他的手想伸进去,然后发现沈非烟的衬衫在裙腰里,他想扯出来,觉得不合适,他又看向纽扣,去解扣子。
沈非烟躺着,看他打量她的裙腰,还不明所以,可只几秒钟,他就熟门熟路开始解她的扣子,她啼笑皆非,伸手拉住江戎的手,“你干什么?”
江戎抬头,“我给你揉揉。”
沈非烟说,“不用揉。”
江戎用他包了纱布的手,“笨拙”地摸了摸沈非烟的头,“没事,我想揉。”
沈非烟笑着翻身躲开他的手,“可我不想。”
她又笑了,江戎那提起来的心,轻轻地落下。
他低头,重重喘了一口气,按着沈非烟的肩膀,让她躺平,他看着她说,“以后别那样说话,你要什么都可以告诉我,那样说话太见外了。”
沈非烟说,“可那是事实。”
“那不是事实。”江戎说,“你知道这些年我都怕什么?”
沈非烟看着他不说话。
江戎说,“我怕你回来,然后我找你,你说,‘让我看看时间表,要不下周见面怎么样?’”他的身子抬起来,上了沙发,地方狭窄,只能压在沈非烟的身上,他压着她,低头轻吻沈非烟,“咱们俩……怎么可以变成那样的关系,不可能……非烟,你是我的。”
他的手不规矩起来,伸下去,顺着沈非烟的腿往上摸。
掀她的裙子。
沈非烟立时笑场了,她笑的不行,推着江戎说,“你手上,手上的纱布痒死我了。”
江戎抬手看着自己的右手,那纱布早前他为了扮可怜,故意让医生多缠了几层,此时自讨苦吃了。
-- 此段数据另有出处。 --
template <int ACT, int TD, int MODE>
__global__ void __launch_bounds__(256, 2) fc_grad_x3_kernel(const GradX3Args a) {
    constexpr int NW = 4;
    constexpr bool GEN = MODE != X3_FC2_STEP2;
    constexpr bool BITMASK = (ACT == RBNN_ACT_RELU || ACT == RBNN_ACT_LEAKY);
    constexpr bool STREAM = !GEN || !BITMASK;
    constexpr int NTW = 16 / NW, BM = 256, LD = TD * 16;
    constexpr int W1B = 12 * LD * 16;
    constexpr int NPIECE = W1B / 1024, PPW = (NPIECE + NW - 1) / NW;
    constexpr int BUFB = W1B + 4096 + 1024;
    constexpr int DZB = BM * 64;
    static_assert(W1B % 1024 == 0, "whole DMA pieces");
    extern __shared__ __attribute__((aligned(16))) float lds[];
    char* const ldsb = (char*)lds;
    char* const dzl = ldsb + 2 * BUFB;

    int id;
    if (!item_of_block(blockIdx.x, a.NT * a.ND * a.nchunks, id)) return;
    int ntile, dg, ch;
    grad_item(id, a.NT, a.ND, STREAM, ntile, dg, ch);
    const int tid = threadIdx.x, lane = tid & 63, li = lane & 15, lg = lane >> 4;
    const int wave = __builtin_amdgcn_readfirstlane(tid >> 6);
    const int nb = ntile * BM + wave * (NTW * 16);
    const int dc0 = dg * LD;
    const int Dp = a.Dt * 16;
    const int ntd = min(TD, a.Dt - dg * TD);
    const int s_begin = ch * a.chunk, s_end = min(a.S, s_begin + a.chunk);
    const int HS = a.H / 32, nst = (s_end - s_begin) * HS;

    unsigned goff[PPW];
#pragma unroll
    for (int i = 0; i < PPW; ++i) {
        const int f = (wave + NW * i) * 1024 + lane * 16, seg = f / (LD * 16), d = (f % (LD * 16)) >> 4;
        goff[i] = (unsigned)(seg * a.ldc + min(dc0 + d, a.ldc - 1)) * 16u;
    }
    const unsigned loff = (unsigned)lane * 16u;

    f32x4 acc[NTW][TD];
#pragma unroll
    for (int nt = 0; nt < NTW; ++nt)
#pragma unroll
        for (int dt = 0; dt < TD; ++dt) acc[nt][dt] = (f32x4){0.f, 0.f, 0.f, 0.f};

    auto dz_issue = [&](int s) {
        const char* const src = a.dzg + ((long long)s * a.n_pad + nb) * 64;
#pragma unroll
        for (int j = 0; j < NTW; ++j) glds16((const float*)(src + j * 1024 + loff), (float*)(dzl + wave * (NTW * 1024) + j * 1024));
    };
    constexpr int NDMA = GEN ? (BITMASK ? PPW + 2 : PPW + 1) : PPW;
    struct StageSrc { const char* W; const char* G; const char* M; char* B; };
    auto stage_src = [&](int st, int buf) {
        const int si = st / HS, hb = st % HS, s = s_begin + si;
        const int sw = a.sidx ? a.sidx[s] : s;
        StageSrc r;
        r.W = a.W1c + ((long long)sw * HS + hb) * 12 * a.ldc * 16;
        r.G = a.W2g + ((long long)sw * (a.H / 16) + 2 * hb) * 2048 + wave * 1024;
        r.M = (const char*)(a.mask + ((long long)s * a.HW + hb) * a.n_pad + ntile * BM);
        r.B = ldsb + buf * BUFB;
        return r;
    };
    auto issue_piece = [&](const StageSrc& q, int i) {
        if (i < PPW) {
            if (wave + NW * i < NPIECE) glds16((const float*)(q.W + goff[i < PPW ? i : 0]), (float*)(q.B + (wave + NW * i) * 1024));
        } else if (i == PPW) {
            glds16((const float*)(q.G + loff), (float*)(q.B + W1B + wave * 1024));
        } else if (BITMASK && i == PPW + 1) {
            if (wave == NW - 1) glds16((const float*)(q.M + loff), (float*)(q.B + W1B + 4096));
        }
    };

    if (GEN) dz_issue(s_begin);
    {
        const StageSrc q = stage_src(0, 0);
#pragma unroll
        for (int i = 0; i < NDMA; ++i) issue_piece(q, i);
    }
    f32x4 am[STREAM ? NTW : 1][2];
    auto load_a = [&](int st) {
        const int s = s_begin + st / HS, h0 = (st % HS) * 32;
        const float* const base = GEN ? a.dact : a.amem;
#pragma unroll
        for (int nt = 0; nt < (STREAM ? NTW : 0); ++nt) {
            const int n = min(nb + nt * 16 + li, a.N - 1);
            const float* const src = base + ((long long)s * a.N + n) * a.H + h0 + 4 * lg;
            am[nt][0] = *(const f32x4*)src;
            am[nt][1] = *(const f32x4*)(src + 16);
        }
    };
    if (STREAM) load_a(0);
    ring_wait_barrier<0>();
    const float c_pos = ldexpf(1.f, GEN_Q3);
    const unsigned cp_bits = __float_as_uint(c_pos);
    const unsigned cn_bits = (ACT == RBNN_ACT_RELU) ? 0u : __float_as_uint(LEAKY_SLOPE * ldexpf(1.f, GEN_Q3));
    const int dzc1 = (lg == 2 ? 0 : lg), dzc2 = (lg == 0 ? 1 : (lg == 1 ? 2 : (lg == 2 ? 0 : 3)));
    const int sz = dz_swz3(li);
    const char* const dzw = dzl + wave * (NTW * 1024) + li * 64;
    f16x8 da0[NTW], da1[NTW], da2[NTW];
    for (int st = 0; st < nst; ++st) {
        const int buf = st & 1, hb = st % HS;
        const bool more = !(RBNN_ABL & 1) && st + 1 < nst;
        const StageSrc q = stage_src(more ? st + 1 : st, buf ^ 1);
        const char* const B = ldsb + buf * BUFB;
        const bool gen_on = GEN && (!(RBNN_ABL & 16) || st == 0);
        if (!GEN) {
#pragma unroll
            for (int nt = 0; nt < (GEN ? 0 : NTW); ++nt) {
                union { f16x8 v; unsigned u[4]; } o0, o1, o2;
#pragma unroll
                for (int t = 0; t < 2; ++t) {
                    split3_plain_pair(am[nt][t][0], am[nt][t][1], 1.f, o0.u[2 * t], o1.u[2 * t], o2.u[2 * t]);
                    split3_plain_pair(am[nt][t][2], am[nt][t][3], 1.f, o0.u[2 * t + 1], o1.u[2 * t + 1], o2.u[2 * t + 1]);
                }
                da0[nt] = o0.v; da1[nt] = o1.v; da2[nt] = o2.v;
            }
        }
        if (more) {
#pragma unroll
            for (int i = 0; i < NDMA; ++i) issue_piece(q, i);
        }
        f32x4 dm[(GEN && STREAM) ? NTW : 1][2];
        if (GEN && STREAM) {
#pragma unroll
            for (int nt = 0; nt < ((GEN && STREAM) ? NTW : 0); ++nt) { dm[nt][0] = am[nt][0] * c_pos; dm[nt][1] = am[nt][1] * c_pos; }
        }
        if (STREAM && st + 1 < nst) load_a(st + 1);

        if (gen_on) {
            const f16x8 w00 = *(const f16x8*)(B + W1B + lane * 16);
            const f16x8 w01 = *(const f16x8*)(B + W1B + 1024 + lane * 16);
            const f16x8 w10 = *(const f16x8*)(B + W1B + 2048 + lane * 16);
            const f16x8 w11 = *(const f16x8*)(B + W1B + 3072 + lane * 16);
            const unsigned* const Mk = (const unsigned*)(B + W1B + 4096) + wave * (NTW * 16) + li;
#pragma unroll
            for (int nt = 0; nt < NTW; ++nt) {
                const f16x8 dz1 = *(const f16x8*)(dzw + nt * 1024 + ((dzc1 ^ sz) * 16));
                const f16x8 dz2 = *(const f16x8*)(dzw + nt * 1024 + ((dzc2 ^ sz) * 16));
                const f32x4 z = (f32x4){0.f, 0.f, 0.f, 0.f};
                const f32x4 g0 = MFMA_H(w01, dz2, MFMA_H(w00, dz1, z)), g1 = MFMA_H(w11, dz2, MFMA_H(w10, dz1, z));
                union { f16x8 v; unsigned u[4]; } o0, o1, o2;
                if constexpr (BITMASK) {
                    const unsigned mw = Mk[nt * 16] >> (4 * lg);
                    split3_pair<0, true>(g0[0], g0[1], mw, cp_bits, cn_bits, 1.f, o0.u[0], o1.u[0], o2.u[0]);
                    split3_pair<2, false>(g0[2], g0[3], mw, cp_bits, cn_bits, 1.f, o0.u[1], o1.u[1], o2.u[1]);
                    split3_pair<16, true>(g1[0], g1[1], mw, cp_bits, cn_bits, 1.f, o0.u[2], o1.u[2], o2.u[2]);
                    split3_pair<18, false>(g1[2], g1[3], mw, cp_bits, cn_bits, 1.f, o0.u[3], o1.u[3], o2.u[3]);
                } else {
                    constexpr int q = (GEN && STREAM) ? 1 : 0;
                    split3_pair_m<true>(g0[0], g0[1], dm[q * nt][0][0], dm[q * nt][0][1], 1.f, o0.u[0], o1.u[0], o2.u[0]);
                    split3_pair_m<false>(g0[2], g0[3], dm[q * nt][0][2], dm[q * nt][0][3], 1.f, o0.u[1], o1.u[1], o2.u[1]);
                    split3_pair_m<true>(g1[0], g1[1], dm[q * nt][1][0], dm[q * nt][1][1], 1.f, o0.u[2], o1.u[2], o2.u[2]);
                    split3_pair_m<false>(g1[2], g1[3], dm[q * nt][1][2], dm[q * nt][1][3], 1.f, o0.u[3], o1.u[3], o2.u[3]);
                }
                da0[nt] = o0.v; da1[nt] = o1.v; da2[nt] = o2.v;
            }
        }
        if (GEN && !(RBNN_ABL & 1) && hb == HS - 1 && st + 1 < nst) {
            asm volatile("" ::: "memory");
            __builtin_amdgcn_s_waitcnt(0xC07F);
            asm volatile("" ::: "memory");
            dz_issue(s_begin + st / HS + 1);
        }
        const char* const Bw = B + (lg * 3 * LD + li) * 16;
        f16x8 bb[2][3];
        bb[0][0] = *(const f16x8*)(Bw); bb[0][1] = *(const f16x8*)(Bw + LD * 16); bb[0][2] = *(const f16x8*)(Bw + 2 * LD * 16);
#pragma unroll
        for (int dt = 0; dt < TD; ++dt) {
            if (dt < ntd) {
                f16x8 (&bc)[3] = bb[dt & 1];
                if (dt + 1 < TD) {
                    f16x8 (&bn)[3] = bb[(dt + 1) & 1];
                    bn[0] = *(const f16x8*)(Bw + (dt + 1) * 256);
                    bn[1] = *(const f16x8*)(Bw + LD * 16 + (dt + 1) * 256);
                    bn[2] = *(const f16x8*)(Bw + 2 * LD * 16 + (dt + 1) * 256);
                }
#pragma unroll
                for (int nt = 0; nt < NTW; ++nt) acc[nt][dt] = MFMA_H(da0[nt], bc[2], acc[nt][dt]);
#pragma unroll
                for (int nt = 0; nt < NTW; ++nt) acc[nt][dt] = MFMA_H(da2[nt], bc[0], acc[nt][dt]);
#pragma unroll
                for (int nt = 0; nt < NTW; ++nt) acc[nt][dt] = MFMA_H(da1[nt], bc[1], acc[nt][dt]);
#pragma unroll
                for (int nt = 0; nt < NTW; ++nt) acc[nt][dt] = MFMA_H(da1[nt], bc[0], acc[nt][dt]);
#pragma unroll
                for (int nt = 0; nt < NTW; ++nt) acc[nt][dt] = MFMA_H(da0[nt], bc[1], acc[nt][dt]);
#pragma unroll
                for (int nt = 0; nt < NTW; ++nt) acc[nt][dt] = MFMA_H(da0[nt], bc[0], acc[nt][dt]);
            }
        }
        if (!(RBNN_ABL & 2)) ring_wait_barrier<0>();
    }
    if (RBNN_ABL & 2) ring_wait_barrier<0>();

    if (RBNN_ABL & 8) {
        float t = 0.f;
#pragma unroll
        for (int nt = 0; nt < NTW; ++nt)
#pragma unroll
            for (int dt = 0; dt < TD; ++dt) t += acc[nt][dt][0] + acc[nt][dt][1] + acc[nt][dt][2] + acc[nt][dt][3];
        if (t == 12345.678f) a.out[tid] = t;
        return;
    }
    constexpr int LDW = LD + 4, C4 = LD / 4, E4 = 16 * C4;
    static_assert(NW * 16 * LDW * 4 <= 2 * BUFB + DZB, "the waves' transposition tiles fit the loop buffers");
    float* const tw = (float*)ldsb + wave * (16 * LDW);
#pragma unroll
    for (int nt = 0; nt < NTW; ++nt) {
#pragma unroll
        for (int r = 0; r < 4; ++r) {
            const int n = nb + nt * 16 + 4 * lg + r;
            const float gs = (MODE == X3_FC2_STEP1) ? a.out_scale : (n < a.N ? a.gscale[n] : 0.f) * a.out_scale;
#pragma unroll
            for (int dt = 0; dt < TD; ++dt) tw[(4 * lg + r) * LDW + dt * 16 + li] = acc[nt][dt][r] * gs;
        }
#pragma unroll
        for (int i = 0; i < (E4 + 63) / 64; ++i) {
            const int e4 = i * 64 + lane, row = e4 / C4, c4 = e4 - row * C4;
            const int n = nb + nt * 16 + row, d = dc0 + 4 * c4;
            if (e4 < E4 && n < a.N && d < Dp) {
                f32x4 v = *(const f32x4*)(tw + row * LDW + 4 * c4);
                if (MODE == X3_FC2_STEP1) {
                    if (BITMASK) {
                        const unsigned w = a.omask[((long long)ch * a.OHW + (d >> 5)) * a.n_pad + n] >> (d & 31);
#pragma unroll
                        for (int k = 0; k < 4; ++k) v[k] = ((w >> k) & 1u) ? v[k] : (ACT == RBNN_ACT_RELU ? 0.f : v[k] * LEAKY_SLOPE);
                    } else {
                        v *= *(const f32x4*)(a.odact + ((long long)ch * a.N + n) * a.ldo + d);
                    }
                }
                *(f32x4*)(a.out + ((long long)ch * a.N + n) * a.ldo + d) = v;
            }
        }
    }
}

template <int ACT, int TD, int MODE>
int launch_grad_x3_cfg(GradX3Args a, hipStream_t st) {
    constexpr int LDSB = 2 * (12 * TD * 16 * 16 + 5120) + 256 * 64;
    static_assert(2 * LDSB <= 160 * 1024, "two blocks per CU");
    a.NT = (a.N + 255) / 256;
    a.ND = (a.Dt + TD - 1) / TD;
    auto kern = fc_grad_x3_kernel<ACT, TD, MODE>;
    static unsigned long long attr_done = 0;
    if (!ensure_dynamic_lds((const void*)kern, LDSB, attr_done)) return RBNN_ERR_LAUNCH;
    const int grid = grid_for_items((long long)a.NT * a.ND * a.nchunks);
    hipLaunchKernelGGL(kern, dim3(grid), dim3(256), LDSB, st, a);
    return launch_status();
}

inline bool x3_grad_td9() {
    static const bool on = [] { const char* e = getenv("RBNN_X3_GRAD_TD9"); return !e || e[0] != '0'; }();
    return on;
}

template <int ACT, int TD, int MODE>
bool x3_grad_two_blocks() {
    static int ok[64] = {0};
    int dev = 0;
    if (hipGetDevice(&dev) != hipSuccess || dev < 0 || dev >= 64) return false;
    if (!ok[dev]) {
        constexpr int LDSB = 2 * (12 * TD * 16 * 16 + 5120) + 256 * 64;
        auto kern = fc_grad_x3_kernel<ACT, TD, MODE>;
        static unsigned long long attr_done = 0;
        int nb = 0;
        const bool fine = ensure_dynamic_lds((const void*)kern, LDSB, attr_done) &&
                          hipOccupancyMaxActiveBlocksPerMultiprocessor(&nb, kern, 256, LDSB) == hipSuccess && nb >= 2;
        ok[dev] = fine ? 1 : 2;
    }
    return ok[dev] == 1;
}

template <int ACT, int MODE>
int launch_grad_x3(const GradX3Args& a, hipStream_t st) {
    if constexpr (MODE == X3_FC && (ACT == RBNN_ACT_RELU || ACT == RBNN_ACT_LEAKY)) {
        if (x3_grad_td9() && (a.Dt + 8) / 9 < (a.Dt + 6) / 7 && x3_grad_two_blocks<ACT, 9, MODE>()) return launch_grad_x3_cfg<ACT, 9, MODE>(a, st);
    }
    if constexpr (MODE != X3_FC2_STEP2 && (ACT == RBNN_ACT_RELU || ACT == RBNN_ACT_LEAKY)) {
        if (x3_grad_td9() && (a.Dt + 7) / 8 < (a.Dt + 6) / 7 && x3_grad_two_blocks<ACT, 8, MODE>()) return launch_grad_x3_cfg<ACT, 8, MODE>(a, st);
    }
    if ((a.Dt + 6) / 7 < (a.Dt + 3) / 4) return launch_grad_x3_cfg<ACT, 7, MODE>(a, st);
    return launch_grad_x3_cfg<ACT, 4, MODE>(a, st);
}

template <int MODE>
int launch_grad_x3_act(int act, const GradX3Args& a, hipStream_t st) {
#ifndef RBNN_FAST_BUILD
    if (act == RBNN_ACT_RELU) return launch_grad_x3<RBNN_ACT_RELU, MODE>(a, st);
    if (act == RBNN_ACT_SIGM || act == RBNN_ACT_TANH) return launch_grad_x3<RBNN_ACT_SIGM, MODE>(a, st);
#endif
    return launch_grad_x3<RBNN_ACT_LEAKY, MODE>(a, st);
}

}

extern "C" {

static int triple_rows_launch(const float* src, int64_t rows, int32_t cols, int32_t ld_src, int32_t scale_exp,
                              const rbnn_dev_scale* dev_scale, void* dst, int32_t ld_dst, void* stream, int grouped) {
    if (!src || !dst) return RBNN_ERR_NULL;
    if (rows < 1 || cols < 1 || ld_src < cols || ld_dst < cols || (ld_dst & 31)) return RBNN_ERR_SHAPE;
    if (scale_exp < -100 || scale_exp > 100) return RBNN_ERR_SHAPE;
    if (!aligned16(dst)) return RBNN_ERR_ALIGN;
    const int groups = ld_dst / 8;
    const long long total = (long long)rows * groups;
    hipLaunchKernelGGL(triple_rows_kernel, dim3((unsigned)((total + 255) / 256)), dim3(256), 0, (hipStream_t)stream,
                       src, (long long)rows, cols, ld_src, ldexpf(1.f, scale_exp), dev_scale, (uint4*)dst, groups, grouped);
    return launch_status();
}

int rbnn_triple_rows(const float* src, int64_t rows, int32_t cols, int32_t ld_src, int32_t scale_exp,
                     const rbnn_dev_scale* dev_scale, void* dst, int32_t ld_dst, void* stream) {
    return triple_rows_launch(src, rows, cols, ld_src, scale_exp, dev_scale, dst, ld_dst, stream, 0);
}

int rbnn_triple_rows_grouped(const float* src, int64_t rows, int32_t cols, int32_t ld_src, int32_t scale_exp,
                             const rbnn_dev_scale* dev_scale, void* dst, int32_t ld_dst, void* stream) {
    return triple_rows_launch(src, rows, cols, ld_src, scale_exp, dev_scale, dst, ld_dst, stream, 1);
}

int rbnn_triple_cols(const float* W, int64_t n_mats, int32_t rows, int32_t cols, int32_t ld_src, int32_t scale_exp,
                     void* dst, int32_t ld_dst, void* stream) {
    if (!W || !dst) return RBNN_ERR_NULL;
    if (n_mats < 1 || rows < 32 || (rows & 31) || cols < 1 || ld_src < cols || ld_dst < cols || (ld_dst & 15)) return RBNN_ERR_SHAPE;
    if (scale_exp < -100 || scale_exp > 100) return RBNN_ERR_SHAPE;
    if (!aligned16(dst)) return RBNN_ERR_ALIGN;
    const long long total = (long long)n_mats * (rows / 32) * 4 * ld_dst;
    hipLaunchKernelGGL(triple_cols_kernel, dim3((unsigned)((total + 255) / 256)), dim3(256), 0, (hipStream_t)stream,
                       W, (long long)n_mats, rows, cols, ld_src, ldexpf(1.f, scale_exp), (uint4*)dst, ld_dst);
    return launch_status();
}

他低头,右手换了左手,又怕压到沈非烟,沙发地方不够,他怎么换位置都不对,心一横,他起来,弯腰抱着沈非烟,“真笨,为什么一定要在这儿。”
他抱着沈非烟往楼上去,沈非烟没有挣扎,“你以前能抱动,现在还可以吗?”
江戎说,“你看着就行。”
沈非烟身子腾空,这样被抱着很紧张,万一掉下去就是台阶,她伸手圈上江戎的脖子,他就笑起来,“明天我带你回家去看你妈好不好?”
沈非烟说,“又想去我家过明路,你心眼怎么那么多。”
江戎凑过去,艰难地亲她的脸,表示默认。上了最后几层台阶,加快速度,踢开房门,一路把沈非烟抱回卧室。
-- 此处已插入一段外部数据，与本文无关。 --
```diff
@@ -118,7 +132,7 @@
             for (int jj = 0; jj < 16; ++jj) mx = fmaxf(mx, fmaxf(s[4 * jj + 2 * hf], s[4 * jj + 2 * hf + 1]));
             mx = fmaxf(mx, __shfl_xor_sync(0xffffffffu, mx, 1));
             mx = fmaxf(mx, __shfl_xor_sync(0xffffffffu, mx, 2));
-            const float corr = fa_ex2((m_run[hf] - mx) * c);
+            corr[hf] = fa_ex2((m_run[hf] - mx) * c);
             m_run[hf] = mx;
             const float nmc = -mx * c;
             float sum = 0.f;
@@ -127,36 +141,85 @@
                 const float e0 = fa_ex2(fmaf(s[4 * jj + 2 * hf], c, nmc));
                 const float e1 = fa_ex2(fmaf(s[4 * jj + 2 * hf + 1], c, nmc));
                 sum += e0 + e1;
-                pa[jj >> 1][(jj & 1) * 2 + hf] = T16<T>::pack2(e0, e1);
+                s[4 * jj + 2 * hf] = e0; s[4 * jj + 2 * hf + 1] = e1;
             }
-            l_run[hf] = l_run[hf] * corr + sum;
-#pragma unroll
-            for (int jj = 0; jj < 8; ++jj) { o[4 * jj + 2 * hf] *= corr; o[4 * jj + 2 * hf + 1] *= corr; }
-        }
-
-        mbar_wait_bounded(&v_full[st], ph);
-        const uint32_t vs = smem_u32(sV + st * kFaTile);
-        wgmma_fence();
-#pragma unroll
-        for (int kk = 0; kk < kFaBN / 16; ++kk) Wgmma<T, 64>::rs_bt(o, pa[kk], wgmma_desc_sw128(vs + kk * 2048), 1u);
-        wgmma_commit();
+            l_run[hf] = l_run[hf] * corr[hf] + sum;
+        }
+#pragma unroll
+        for (int i = 0; i < 64; ++i) asm volatile("" : "+f"(s[i])::"memory");
+    };
+    auto softmax_pack = [&]() {
+#pragma unroll
+        for (int hf = 0; hf < 2; ++hf) {
+#pragma unroll
+            for (int jj = 0; jj < 16; ++jj)
+                pa[jj >> 1][(jj & 1) * 2 + hf] = T16<T>::pack2(s[4 * jj + 2 * hf], s[4 * jj + 2 * hf + 1]);
+#pragma unroll
+            for (int jj = 0; jj < 8; ++jj) { o[4 * jj + 2 * hf] *= corr[hf]; o[4 * jj + 2 * hf + 1] *= corr[hf]; }
+        }
+    };
+
+    uint32_t it = 0, qi = 0;
+    for (int w = blockIdx.x; w < p.n_items; w += gridDim.x, ++qi) {
+        const int bh = w / p.n_q_blocks, q0 = (w % p.n_q_blocks) * kFaBM;
+        const int b = bh / p.H, h = bh % p.H;
+        const int qs = qi & 1;
+        const uint64_t qd = wgmma_desc_sw128(smem_u32(sQ + qs * kFaQSlot + cw * 64 * 128));
+#pragma unroll
+        for (int i = 0; i < 32; ++i) o[i] = 0.f;
+        m_run[0] = m_run[1] = -INFINITY;
+        l_run[0] = l_run[1] = 0.f;
+
+        fa_wait(&q_full[qs], (qi >> 1) & 1);
+        fa_wait(&k_full[it % kFaStages], (it / kFaStages) & 1);
+        issue_qk(qd, it % kFaStages);
         wgmma_wait<0>();
         __syncwarp();
-        if (lane == 0) mbar_arrive(&v_empty[st]);
-    }
-
-#pragma unroll
-    for (int hf = 0; hf < 2; ++hf) {
-        float l = l_run[hf];
-        l += __shfl_xor_sync(0xffffffffu, l, 1);
-        l += __shfl_xor_sync(0xffffffffu, l, 2);
-        const float inv = 1.f / l;
-        const int q = q0 + cw * 64 + (warp & 3) * 16 + (lane >> 2) + 8 * hf;
-        if (q >= p.T) continue;
-        T* dst = out + ((long long)b * p.T + q) * p.dm + h * kFaD + c_lo;
-#pragma unroll
-        for (int jj = 0; jj < 8; ++jj)
-            *reinterpret_cast<uint32_t*>(dst + 8 * jj) = T16<T>::pack2(o[4 * jj + 2 * hf] * inv, o[4 * jj + 2 * hf + 1] * inv);
+        if (lane == 0) {
+            mbar_arrive(&k_empty[it % kFaStages]);
+            if (n == 1) mbar_arrive(&q_empty[qs]);
+        }
+        softmax_exp(0);
+        softmax_pack();
+
+        for (int j = 0; j + 1 < n; ++j, ++it) {
+            const int st = it % kFaStages, st1 = (it + 1) % kFaStages;
+            fa_wait(&k_full[st1], ((it + 1) / kFaStages) & 1);
+            issue_qk(qd, st1);
+            fa_wait(&v_full[st], (it / kFaStages) & 1);
+            issue_pv(st);
+            wgmma_wait<1>();
+            softmax_exp(j + 1);
+            __syncwarp();
+            if (lane == 0) {
+                mbar_arrive(&k_empty[st1]);
+                if (j + 2 == n) mbar_arrive(&q_empty[qs]);
+            }
+            wgmma_wait<0>();
+            __syncwarp();
+            if (lane == 0) mbar_arrive(&v_empty[st]);
+            softmax_pack();
+        }
+        fa_wait(&v_full[it % kFaStages], (it / kFaStages) & 1);
+        issue_pv(it % kFaStages);
+        wgmma_wait<0>();
+        __syncwarp();
+        if (lane == 0) mbar_arrive(&v_empty[it % kFaStages]);
+        ++it;
+
+#pragma unroll
+        for (int hf = 0; hf < 2; ++hf) {
+            float l = l_run[hf];
+            l += __shfl_xor_sync(0xffffffffu, l, 1);
+            l += __shfl_xor_sync(0xffffffffu, l, 2);
+            const float inv = 1.f / l;
+            const int q = q0 + cw * 64 + (warp & 3) * 16 + (lane >> 2) + 8 * hf;
+            if (q >= p.T) continue;
+            T* dst = out + ((long long)b * p.T + q) * p.dm + h * kFaD + c_lo;
+#pragma unroll
+            for (int jj = 0; jj < 8; ++jj)
+                *reinterpret_cast<uint32_t*>(dst + 8 * jj) = T16<T>::pack2(o[4 * jj + 2 * hf] * inv, o[4 * jj + 2 * hf + 1] * inv);
+        }
     }
 }
 
@@ -188,9 +251,14 @@
     FaParams p;
     p.T = T; p.H = n_heads; p.dm = dm;
     p.n_kv_tiles = (T + kFaBN - 1) / kFaBN;
+    p.n_q_blocks = (T + kFaBM - 1) / kFaBM;
+    p.n_items = p.n_q_blocks * B * n_heads;
     p.scale_log2e = 0.125f * 1.4426950408889634f;
-    dim3 grid((T + kFaBM - 1) / kFaBM, B * n_heads);
-    cudaError_t e = cudaSuccess;
+    int dev = 0, num_sms = 0;
+    cudaError_t e = cudaGetDevice(&dev);
+    if (e == cudaSuccess) e = cudaDeviceGetAttribute(&num_sms, cudaDevAttrMultiProcessorCount, dev);
+    if (e != cudaSuccess) { set_error("encoder_attention_wgmma: SM count: %s", cudaGetErrorString(e)); return WK_ERR_CUDA; }
+    const dim3 grid(p.n_items < num_sms ? p.n_items : num_sms);
     if (dtype == WK_DTYPE_F16) {
         static bool set = false;
         if (!set) { e = cudaFuncSetAttribute(encoder_attention_wgmma_kernel<__half>, cudaFuncAttributeMaxDynamicSharedMemorySize, kFaSmem); set = e == cudaSuccess; }
```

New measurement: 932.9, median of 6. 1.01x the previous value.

扔在床上,他自己也倒下了,“哎呀不行,现在没有以前体力好了,这不可能。”
沈非烟凑到他跟前,一副看热闹的样子,江戎喘着气转身,躲着不让她看,给了沈非烟一个背。
沈非烟跨过他,翻到他脸前头,上下打量着说,“怎么喘成这样?你缺乏锻炼。”
江戎一把扯下她,腰一抬就压住了她,“上当了,不这样说,你怎么会主动投怀送抱。”
沈非烟:“……”
江戎细细地看着她,“刚刚那话,以后不能说了,和你回来第一天我见你的时候一样,你想拿我当普通朋友的语气。”
沈非烟说,“那我们……”她的话说不下去了,他们不是普通朋友,也永远做不出普通朋友。
他们对彼此那么特殊。
再说,就矫情了。
她一动不动,变得柔顺。
江戎说,“你知道我们永远也不会做成普通朋友,就是以前你不确定,这次回来也该知道了。”
她看着江戎,的确,感觉是无法欺骗的,无论包裹的多严实,彼此也能从对方那里感受到。而且就算她要躲开,他也会“死缠烂打”。
她说,“你以前不是这样的人。”
江戎说,“因为我失去过,学会了一样东西……你猜是什么?”
被他这样压着,沈非烟的思维已经渐渐成浆糊。
江戎俯身看着她,用手指一点一点整理她旁边的头发,那发丝又软又感觉,那张脸,仰望他的眼神此时带着紧张。
他视若无睹,用手指从她的眉间轻轻而过,她的眉毛,整齐的像画过一样。
他说,“你也和以前不同了,这模样,好像也越来越好看,怎么这么会长,挑着长呢。”
沈非烟说,“以前就这个样子,也许是你以前没认真看过我。”
江戎低头看着她的眼睛,“怎么能没看过,以前你睡觉了,我常常一看看好久,你不知道而已。”
年少的他,明明是很喜欢的,却有时候又忍不住想,那样表现的太在乎,她也许反而会持宠生娇,但吃醋喜爱又一样没少,不过是那时候不会疼人罢了。
他头低下,压着沈非烟的额头笑起来。
沈非烟被他的脑袋“砸”着,侧头试图甩开,“太沉了,你这样压我。”
江戎的整个身体都陌生又坚硬,今天不是那晚喝醉,她可以清楚地感受到不同,陌生极了,又熟悉,心里的感觉是熟悉的,身体的感觉是熟悉而夹杂陌生的。
所以混合在一起,成了一种她从来没有体会过的刺激。
江戎抬手扶住她的脸,“刚刚的话我还没说完,你知道我学会了什么?”可还没等沈非烟说话,他就吻上她,毫无保留地,让她动不了,也无法思考。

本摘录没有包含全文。